(Data excerpts Opens)

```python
ACT_NONE, ACT_RELU, ACT_PRELU, ACT_SIGMOID = 0, 1, 2, 3
_RESTYPES = {"ape_last_error": _c.c_char_p, "ape_adaptive_avgpool_multi_workspace_bytes": _c.c_size_t, "ape_seg_components_workspace_bytes": _c.c_size_t,
             "ape_packed_weights_bf16_elems": _c.c_long, "ape_pc_batch_workspace_bytes": _c.c_size_t,
             "ape_conv2d_wgrad_workspace_bytes": _c.c_size_t, "ape_conv_gemm_splitk_workspace_bytes": _c.c_size_t,
             "ape_fpfh_workspace_bytes": _c.c_size_t, "ape_feature_nn1_workspace_bytes": _c.c_size_t, "ape_ransac_workspace_bytes": _c.c_size_t,
             "ape_fpfh_batch_workspace_bytes": _c.c_size_t, "ape_feature_nn1_batch_workspace_bytes": _c.c_size_t,
             "ape_ransac_batch_workspace_bytes": _c.c_size_t,
             "ape_bn_workspace_bytes": _c.c_size_t, "ape_jaccard_workspace_bytes": _c.c_size_t,
             "ape_bgsub_train_workspace_bytes": _c.c_size_t, "ape_seg_train_workspace_bytes": _c.c_size_t,
             "ape_seg_train_extents_offset": _c.c_size_t, "ape_seg_train_tables_offset": _c.c_size_t,
             "ape_pose_train_extents_offset": _c.c_size_t, "ape_pose_train_rows_offset": _c.c_size_t,
             "ape_pose_train_tables_offset": _c.c_size_t, "ape_pose_train_sel_offset": _c.c_size_t,
             "ape_pose_train_workspace_bytes": _c.c_size_t, "ape_pose_train_image_offset": _c.c_size_t,
             "ape_pose_train_sample_bytes": _c.c_size_t,
             "ape_linemod_box_workspace_bytes": _c.c_size_t, "ape_linemod_rows_offset": _c.c_size_t,
             "ape_linemod_tables_offset": _c.c_size_t, "ape_linemod_sel_offset": _c.c_size_t, "ape_linemod_workspace_bytes": _c.c_size_t}

_lib = None


ABI_VERSION = 11


class ApeError(RuntimeError):
    code = None


def lib():
    global _lib
    if _lib is None:
        if not os.path.exists(LIB_PATH):
            raise ImportError(
                "%s not found: build it with `python -c 'import __graft_entry__ as g; g.build()'` "
                "or `make -C autoposeestimation_amd/csrc` (hipcc, gfx950). There is no CPU fallback." % LIB_PATH)
        h = ctypes.CDLL(LIB_PATH)
        h.ape_abi_version.restype = _c.c_int
        if h.ape_abi_version() != ABI_VERSION:
            raise ImportError("%s is ABI %d, this package expects ABI %d: a stale library -- rebuild it with "
                              "`python -c 'import __graft_entry__ as g; g.build()'`" % (LIB_PATH, h.ape_abi_version(), ABI_VERSION))
        for name, argtypes in SIGNATURES.items():
            fn = getattr(h, name)
            fn.argtypes = argtypes
            fn.restype = _RESTYPES.get(name, _c.c_int)
        _lib = h
    return _lib


_raw_stream = getattr(torch._C, "_cuda_getCurrentRawStream", None)
_get_device = getattr(torch._C, "_cuda_getDevice", None) or torch.cuda.current_device


def stream_ptr():
    if _raw_stream is not None:
        return _c.c_void_p(_raw_stream(_get_device()))
    return _c.c_void_p(torch.cuda.current_stream().cuda_stream)


def dptr(t, dtype=None):
    if t is None:
        return _c.c_void_p(0)
    if not t.is_cuda:
        raise ApeError("tensor is on %s; the HIP path needs device memory (no CPU fallback)" % t.device)
    if not t.is_contiguous():
        raise ApeError("tensor must be contiguous")
    if dtype is not None and t.dtype != dtype:
        raise ApeError("expected %s, got %s" % (dtype, t.dtype))
    return _c.c_void_p(t.data_ptr())


def _failed(what, rc):
    msg = lib().ape_last_error()
    err = ApeError("%s failed: code %d (%s)" % (what, rc, msg.decode() if msg else ""))
    err.code = rc
    return err
# ... 28 lines not shown
```

autoposeestimation_amd/csrc/conv_gemm.hip:

```cpp
#include "common.h"
#include "s32.h"

namespace {

typedef __bf16 bf16x8 __attribute__((ext_vector_type(8)));
typedef float f32x4 __attribute__((ext_vector_type(4)));
typedef unsigned u32x4 __attribute__((ext_vector_type(4)));

struct GemmArgs {
    const float* x;
    const __bf16* w;
    const float* bias;
    const float* res;
    float* y;
    ape_conv_params p;
    int M, Kp, m_tiles, n_tiles, nk;
    int out_fmt;
    int dbg;
    long plane_stride;
    int nk_per;
    long split_stride;
};

__device__ __forceinline__ float activate(float v, int act, float alpha)
{
    if (act == APE_ACT_SIGMOID) return 1.f / (1.f + __expf(-v));
    const float neg = act == APE_ACT_RELU ? 0.f : (act == APE_ACT_PRELU ? alpha : 1.f) * v;
    return v > 0.f ? v : neg;
}

__device__ __forceinline__ void split8(const f32x4 v0, const f32x4 v1, bf16x8& hi, bf16x8& lo)
{
#pragma unroll
    for (int e = 0; e < 4; ++e) {
        hi[e] = (__bf16)v0[e];
        lo[e] = (__bf16)(v0[e] - (float)hi[e]);
        hi[4 + e] = (__bf16)v1[e];
        lo[4 + e] = (__bf16)(v1[e] - (float)hi[4 + e]);
    }
}

constexpr int BK = 32;

__device__ __forceinline__ int lds_off(int row, int c) { return row * BK + ((c ^ ((0 - (row >> 2)) & 3)) << 3); }

template <int NSPLIT, int BM, int BN, int WM, int WN, bool PURE, bool PP, bool SK>
__device__ __forceinline__ void conv_gemm_body(const GemmArgs& a, const int orig)
{
    static_assert(!PP || WM == 2, "the ping-pong schedule pairs the two row halves of an 8-wave block");
    constexpr int NT = WM * WN * 64;
    constexpr int NPL = NSPLIT == 3 ? 2 : 1;
    constexpr int WTM = BM / WM, WTN = BN / WN;
    constexpr int TM = WTM / 16, TN = WTN / 16;
    constexpr int A_IT = BM * 4 / NT;
    constexpr int B_IT = (BN * 4 + NT - 1) / NT;
    constexpr bool B_RAGGED = (BN * 4) % NT != 0;
    static_assert(BM * 4 % NT == 0 && A_IT >= 1 && B_IT >= 1, "staging shape");
    static_assert(WTM % 32 == 0 && WTN % 16 == 0 && BM % 64 == 0, "wave tile");

    constexpr size_t kStageElems = (size_t)NPL * (BM + BN) * BK;
    __shared__ __attribute__((aligned(16))) char smem_raw[2 * kStageElems * 2];
    __bf16* const S0 = reinterpret_cast<__bf16*>(smem_raw);
    auto a_tile = [&](int stage, int pl) { return S0 + stage * kStageElems + (size_t)pl * BM * BK; };
    auto b_tile = [&](int stage, int pl) { return S0 + stage * kStageElems + (size_t)NPL * BM * BK + (size_t)pl * BN * BK; };

    const ape_conv_params& p = a.p;
    const int nwg = a.m_tiles * a.n_tiles;
    const int xcd = orig % 8, q = nwg / 8, r = nwg % 8;
    const int logical = (xcd < r ? xcd * (q + 1) : r * (q + 1) + (xcd - r) * q) + orig / 8;
    const int n_tile = logical % a.n_tiles;
    const int m_tile = logical / a.n_tiles;
    const int m0 = m_tile * BM, n0 = n_tile * BN;

    const int tid = threadIdx.x;
    const int lane = tid & 63, wave = tid >> 6;
    const int wm = wave / WN, wn = wave % WN;
    const int HoWo = p.Ho * p.Wo;

    const int sc = tid & 3;
    const int srow = tid >> 2;
    unsigned a_off[A_IT];
    int a_iy0[PURE ? 1 : A_IT], a_ix0[PURE ? 1 : A_IT];
#pragma unroll
    for (int i = 0; i < A_IT; ++i) {
        int m = m0 + srow + i * (NT / 4);
        m = m < a.M ? m : a.M - 1;
        if (PURE) {
            a_off[i] = (unsigned)m * (unsigned)p.ldx + (unsigned)p.xoff + sc * 8;
        } else {
            const int b = m / HoWo, rem = m - b * HoWo;
            const int oy = rem / p.Wo, ox = rem - oy * p.Wo;
            a_iy0[i] = oy * p.stride - p.pad;
            a_ix0[i] = ox * p.stride - p.pad;
            a_off[i] = (unsigned)(b * p.H);
        }
// ... 33 lines not shown
                areg[i][1] = src[1];
            }
            kb = (unsigned)t_ci0;
            t_ci0 = t_ci0 + BK < p.Cin ? t_ci0 + BK : t_ci0;
        } else {
            const int dy = t_ky * p.dil, dx = t_kx * p.dil;
            a_ok = 0;
#pragma unroll
            for (int i = 0; i < A_IT; ++i) {
                const int iy = a_iy0[i] + dy, ix = a_ix0[i] + dx;
                const bool ok = (unsigned)iy < (unsigned)p.H && (unsigned)ix < (unsigned)p.W;
                const unsigned off = (unsigned)((((int)a_off[i] + clampi(iy, p.H - 1)) * p.W + clampi(ix, p.W - 1)) * p.ldx + p.xoff + t_ci0 + sc * 8);
                const f32x4* src = reinterpret_cast<const f32x4*>(a.x + off);
                areg[i][0] = src[0];
                areg[i][1] = src[1];
                a_ok |= ok ? (1u << i) : 0u;
            }
            kb = (unsigned)((t_ky * p.KW + t_kx) * p.Cin + t_ci0);
            if (++t_kx == p.KW) { t_kx = 0; if (++t_ky == p.KH) { t_ky = 0; t_ci0 = t_ci0 + BK < p.Cin ? t_ci0 + BK : t_ci0; } }
        }
#pragma unroll
        for (int pl = 0; pl < NPL; ++pl)
#pragma unroll
            for (int i = 0; i < B_IT; ++i)
                breg[pl][i] = *reinterpret_cast<const u32x4*>(a.w + pl * a.plane_stride + b_off[i] + kb);
    };
    auto store_tiles = [&](int stage) {
        const f32x4 z4 = {0.f, 0.f, 0.f, 0.f};
#pragma unroll
        for (int i = 0; i < A_IT; ++i) {
            const bool ok = PURE || ((a_ok >> i) & 1u);
            bf16x8 hi, lo;
            split8(ok ? areg[i][0] : z4, ok ? areg[i][1] : z4, hi, lo);
            const int o = lds_off(srow + i * (NT / 4), sc);
            *reinterpret_cast<bf16x8*>(a_tile(stage, 0) + o) = hi;
            if (NPL == 2) *reinterpret_cast<bf16x8*>(a_tile(stage, NPL - 1) + o) = lo;
        }
#pragma unroll
        for (int pl = 0; pl < NPL; ++pl)
#pragma unroll
            for (int i = 0; i < B_IT; ++i)
                if (!B_RAGGED || i + 1 < B_IT || srow + i * (NT / 4) < BN)
                    *reinterpret_cast<u32x4*>(b_tile(stage, pl) + lds_off(srow + i * (NT / 4), sc)) = breg[pl][i];
    };

    f32x4 acc[TM][TN];
#pragma unroll
    for (int i = 0; i < TM; ++i)
#pragma unroll
        for (int j = 0; j < TN; ++j)
#pragma unroll
            for (int e = 0; e < 4; ++e) acc[i][j][e] = 0.f;

    const int frow = lane & 15, fc = lane >> 4;
    const int a_row0 = wm * WTM + frow, b_row0 = wn * WTN + frow;
    bf16x8 bh[TN], bl[TN];
    auto read_b = [&](int stage) {
#pragma unroll
        for (int j = 0; j < TN; ++j) {
            const int o = lds_off(b_row0 + j * 16, fc);
            bh[j] = *reinterpret_cast<const bf16x8*>(b_tile(stage, 0) + o);
            if (NPL == 2) bl[j] = *reinterpret_cast<const bf16x8*>(b_tile(stage, NPL - 1) + o);
        }
    };
    constexpr int TMH = TM / 2;
    bf16x8 ah[TMH], al[TMH];
    auto read_a_rows = [&](int stage, int i0, int r0, int n) __attribute__((always_inline)) {
#pragma unroll
        for (int i = 0; i < n; ++i) {
            const int o = lds_off(a_row0 + (i0 + i) * 16, fc);
            ah[r0 + i] = *reinterpret_cast<const bf16x8*>(a_tile(stage, 0) + o);
            if (NPL == 2) al[r0 + i] = *reinterpret_cast<const bf16x8*>(a_tile(stage, NPL - 1) + o);
        }
    };
    auto read_a = [&](int stage, int i0) { read_a_rows(stage, i0, 0, TMH); };
    auto mfma_rows = [&](int i0, int r0, int n) __attribute__((always_inline)) {
#pragma unroll
        for (int i = r0; i < r0 + n; ++i)
#pragma unroll
            for (int j = 0; j < TN; ++j) {
                if (NPL == 2) {
                    acc[i0 + i][j] = __builtin_amdgcn_mfma_f32_16x16x32_bf16(bh[j], al[i], acc[i0 + i][j], 0, 0, 0);
                    acc[i0 + i][j] = __builtin_amdgcn_mfma_f32_16x16x32_bf16(bl[j], ah[i], acc[i0 + i][j], 0, 0, 0);
                }
                acc[i0 + i][j] = __builtin_amdgcn_mfma_f32_16x16x32_bf16(bh[j], ah[i], acc[i0 + i][j], 0, 0, 0);
            }
    };
    auto mfma_half = [&](int i0) {
#pragma unroll
        for (int i = 0; i < TMH; ++i)
#pragma unroll
            for (int j = 0; j < TN; ++j) {
                if (NPL == 2) {
                    acc[i0 + i][j] = __builtin_amdgcn_mfma_f32_16x16x32_bf16(bh[j], al[i], acc[i0 + i][j], 0, 0, 0);
                    acc[i0 + i][j] = __builtin_amdgcn_mfma_f32_16x16x32_bf16(bl[j], ah[i], acc[i0 + i][j], 0, 0, 0);
                }
                acc[i0 + i][j] = __builtin_amdgcn_mfma_f32_16x16x32_bf16(bh[j], ah[i], acc[i0 + i][j], 0, 0, 0);

            }
    };

    const int nk = SK ? (a.nk - kt0 < a.nk_per ? a.nk - kt0 : a.nk_per) : a.nk;
    if (NT == 512 && (a.dbg & 8) && __builtin_amdgcn_readfirstlane(threadIdx.x) >= 256) __builtin_amdgcn_s_setprio(1);
    load_tiles();
    store_tiles(0);
    load_tiles();
    __syncthreads();
    const bool behind = PP && __builtin_amdgcn_readfirstlane(wm) == 1;
    auto seg = [&]() {
        if (PP) {
            __builtin_amdgcn_sched_barrier(0);
            __syncthreads();
            __builtin_amdgcn_sched_barrier(0);
        }
    };
    if (behind) __syncthreads();
#pragma unroll 1
    for (int kt = 0; kt < nk; ++kt) {
        const int cur = kt & 1;
        read_b(cur);
        read_a(cur, 0);
        store_tiles(cur ^ 1);
        load_tiles();
        if constexpr (!PP && TMH % 2 == 0) {
            constexpr int Q = TMH / 2;
            mfma_rows(0, 0, Q);
            __builtin_amdgcn_sched_barrier(0);
            read_a_rows(cur, TMH, 0, Q);
            __builtin_amdgcn_sched_barrier(0);
            mfma_rows(0, Q, Q);
            __builtin_amdgcn_sched_barrier(0);
            read_a_rows(cur, TMH + Q, Q, Q);
            __builtin_amdgcn_sched_barrier(0);
            mfma_rows(TMH, 0, Q);
            mfma_rows(TMH, Q, Q);
        } else {
            seg();
            mfma_half(0);
            seg();
            read_a(cur, TMH);
            seg();
            mfma_half(TMH);
        }
        __syncthreads();
    }
    if (PP && !behind) __syncthreads();

    const bool vec_ok = (p.ldy % 4 == 0) && (p.yoff % 4 == 0) && (!a.res || (p.ldr % 4 == 0 && p.roff % 4 == 0));
    {
        const int nq = n0 + wn * WTN + fc * 4;
        const ape::ActFast af = ape::act_fast_make(p.act, p.alpha);
// ... 24 lines not shown
                const int n = nq + j * 16;
                if (!mok || n >= p.Cout) continue;
                float vv[4] = {acc[i][j][0], acc[i][j][1], acc[i][j][2], acc[i][j][3]};
                const int nvalid = min(4, p.Cout - n);
                if (vec_ok && nvalid == 4) {
                    if (brow) { vv[0] += brow[n]; vv[1] += brow[n + 1]; vv[2] += brow[n + 2]; vv[3] += brow[n + 3]; }
                    else if (a.bias) { vv[0] += b4[j].x; vv[1] += b4[j].y; vv[2] += b4[j].z; vv[3] += b4[j].w; }
                    if (a.res) { vv[0] += rr[j].x; vv[1] += rr[j].y; vv[2] += rr[j].z; vv[3] += rr[j].w; }
                    const float4 o4 = sigm ? make_float4(activate(vv[0], p.act, p.alpha), activate(vv[1], p.act, p.alpha), activate(vv[2], p.act, p.alpha),
                                                         activate(vv[3], p.act, p.alpha))
                                           : make_float4(ape::act_fast(vv[0], af), ape::act_fast(vv[1], af), ape::act_fast(vv[2], af), ape::act_fast(vv[3], af));
                    if (a.out_fmt == APE_FMT_S32) ape::s32_store4(yb, (long)m, p.ldy / 4, (p.yoff + n) / 4, o4);
                    else *reinterpret_cast<float4*>(yb + (size_t)m * p.ldy + p.yoff + n) = o4;
                } else {
                    for (int k = 0; k < nvalid; ++k) {
                        float t = vv[k];
                        if (a.bias) t += (brow ? brow : a.bias)[n + k];
                        if (a.res) t += a.res[(size_t)m * p.ldr + p.roff + n + k];
                        yb[(size_t)m * p.ldy + p.yoff + n + k] = activate(t, p.act, p.alpha);
                    }
                }
            }
        }
    }
}
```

(Data excerpts Closes)

- [Aim of the exercise]
Every line above that holds the string "alpha" should be copied out.

- [Answer box]
__device__ __forceinline__ float activate(float v, int act, float alpha)
    const float neg = act == APE_ACT_RELU ? 0.f : (act == APE_ACT_PRELU ? alpha : 1.f) * v;
        const ape::ActFast af = ape::act_fast_make(p.act, p.alpha);
                    const float4 o4 = sigm ? make_float4(activate(vv[0], p.act, p.alpha), activate(vv[1], p.act, p.alpha), activate(vv[2], p.act, p.alpha),
                                                         activate(vv[3], p.act, p.alpha))
                        yb[(size_t)m * p.ldy + p.yoff + n + k] = activate(t, p.act, p.alpha);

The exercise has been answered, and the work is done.